Tuesday, March 18, 2014

Birth Control After Baby?

We use Natural Family Planning during the times that we need to abstain from having a baby.  I have talked about why we use the Sympto-Thermal Method in this post from way back in the day.  Once we understood what our church taught about God's design and purpose for the sexual union within the context of marriage, it made perfect sense to us and we have been happy to use NFP.

So it came as a huge shock to myself (and to Rob) when I started questioning whether we should use birth control after Francis Marie.  I was at the hospital and I had already read up on molar and partial molar pregnancies and knew that the doctors would recommend a long wait before we could try to conceive again.  This is because the doctors monitor HCG levels after you have a molar pregnancy and if they start to rise or stop declining, it is because the tissue is re-growing and you are at risk of a type of cancer called choriocarcinoma.  If you get pregnant while they are monitoring your HCG levels, your levels will also rise due to the pregnancy, so the problem is that they do not know if your HCG levels are rising because of cancer or because of a new pregnancy.  Choriocarcinoma from what I understand is a quick-growing cancer, so if I were to become pregnant it would not be so great to have to "wait around to see if this is a new pregnancy". 

The one doctor (the one who I feel was concerned for my health, but was pushing for me to have a D&C early on) came in to talk to me right before my D&C to let me know that I would need to be on some form of birth control and that she could easily place a nuva ring or something else (my mind started spinning trying to think of what I would say to her) after she did the D&C.  The only thing I could sputter out of my mouth was, "No, no nuva ring...I would rather do pills."  Thinking full well at that moment that this was not what I would do either....I would simply go back to NFP as we had always done. 
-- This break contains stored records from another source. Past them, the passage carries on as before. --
int64_t wf_conv3d_k3_packed_elems(int64_t Cin, int64_t Cout);
int wf_conv3d_k3_pack(const float* w, uint16_t* packed, int64_t Cin, int64_t Cout, void* stream);
int wf_conv3d_k3_pack_f16(const float* w, uint16_t* packed, int64_t Cin, int64_t Cout,
                          void* stream);
int64_t wf_conv3d_k3_workspace_bytes(int64_t B, int64_t Cin, int64_t Cout, int64_t D, int64_t H,
                                     int64_t W, int precision, int fp16_input);
int wf_conv3d_k3_fwd(const float* x, int64_t ldx, const uint16_t* w_packed, const float* bias,
                     float* out, int64_t ldo, double* stats_acc, void* workspace, int64_t B,
                     int64_t Cin, int64_t Cout, int64_t D, int64_t H, int64_t W, int precision,
                     void* stream);
int wf_conv3d_k3_fwd_xh(const uint16_t* x, int64_t ldx, const uint16_t* w_packed_f16,
                        const float* bias, float* out, int64_t ldo, double* stats_acc,
                        void* workspace, int64_t B, int64_t Cin, int64_t Cout, int64_t D,
                        int64_t H, int64_t W, void* stream);

int64_t wf_conv3d_k3_wgrad_workspace_bytes(int64_t B, int64_t Cin, int64_t Cout, int64_t D,
                                           int64_t H, int64_t W);
int wf_conv3d_k3_wgrad(const float* x, int64_t ldx, const float* dy, int64_t ldg, float* dw,
                       int accumulate, void* workspace, int64_t B, int64_t Cin, int64_t Cout,
                       int64_t D, int64_t H, int64_t W, void* stream);

int64_t wf_instnorm_workspace_bytes(int64_t B, int64_t C);
int wf_instnorm_stats_cl(const float* x, int64_t ldx, int64_t B, int64_t C, int64_t P, float eps,
                         float* stats, void* workspace, void* stream);
int wf_instnorm_finalize(const double* acc, float* stats, int64_t B, int64_t C, int64_t P,
                         float eps, void* stream);
int wf_norm_act_cl(const float* a, int64_t lda, const float* stats_a, const float* r, int64_t ldr,
                   const float* stats_r, float* out, int64_t ldo, int64_t B, int64_t C, int64_t P,
                   float slope, void* stream);
int wf_norm_act_h_cl(const float* a, int64_t lda, const float* stats_a, uint16_t* out,
                     int64_t ldo, int64_t B, int64_t C, int64_t P, float slope, void* stream);

int wf_moments_cl(const float* x, int64_t ldx, int64_t B, int64_t K, int64_t P, double* acc,
                  void* stream);
int wf_norm_act_lin_cl(const float* a, int64_t lda, const float* stats_a, const float* x,
                       int64_t ldx, int64_t K, const float* wfold, const float* bfold,
                       float* out, int64_t ldo, int64_t B, int64_t C, int64_t P, float slope,
                       void* stream);

int64_t wf_hf_refine_workspace_bytes(int64_t B, int64_t C);
int wf_hf_refine_fwd(const float* const* details, int64_t ldb, const float* dw_w,
                     const float* dw_b, const float* in_w, const float* in_b, float eps,
                     const float* pw_w, const float* pw_b, int sigmoid, float* out,
                     void* workspace, int64_t B, int64_t C, int64_t D, int64_t H, int64_t W,
                     void* stream);

int64_t wf_norm_act_bwd_workspace_bytes(int64_t B, int64_t C);
int wf_norm_act_bwd_cl(const float* dy, int64_t ldd, const float* y, int64_t ldy,
                       const float* a, int64_t lda, const float* stats_a, const float* r,
                       int64_t ldr, const float* stats_r, float* da, int64_t ldda, float* dr,
                       int64_t lddr, int64_t B, int64_t C, int64_t P, float slope,
                       void* workspace, void* stream);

But after that conversation, I just felt like there was so much pressure not to get pregnant.  Every doctor was reiterating the seriousness of not getting pregnant.  I started doubting myself, doubting NFP, doubting whether God really understands the seriousness of our situation.

I took all this to confession the following weekend, and the priest so simply said, "You know what the church teaches, you must do this.  And you need the support of your husband."  Luckily, I already had my husband's full support with NFP.  And when I came out of confession it was totally clear that of course I couldn't use birth control...not even along with NFP.   It was just such a strange situation that I had had this time of doubting whether NFP would really be effective enough, and of doubting whether I could stand up to the pressure of the doctors who want me to use birth control.  I remember the priest in confession said point blank...."It is your body.  Not the doctors'."   Yeah, it is.  They can't tell me what to do.  They can make recommendations and counsel me on my health choices...that's it.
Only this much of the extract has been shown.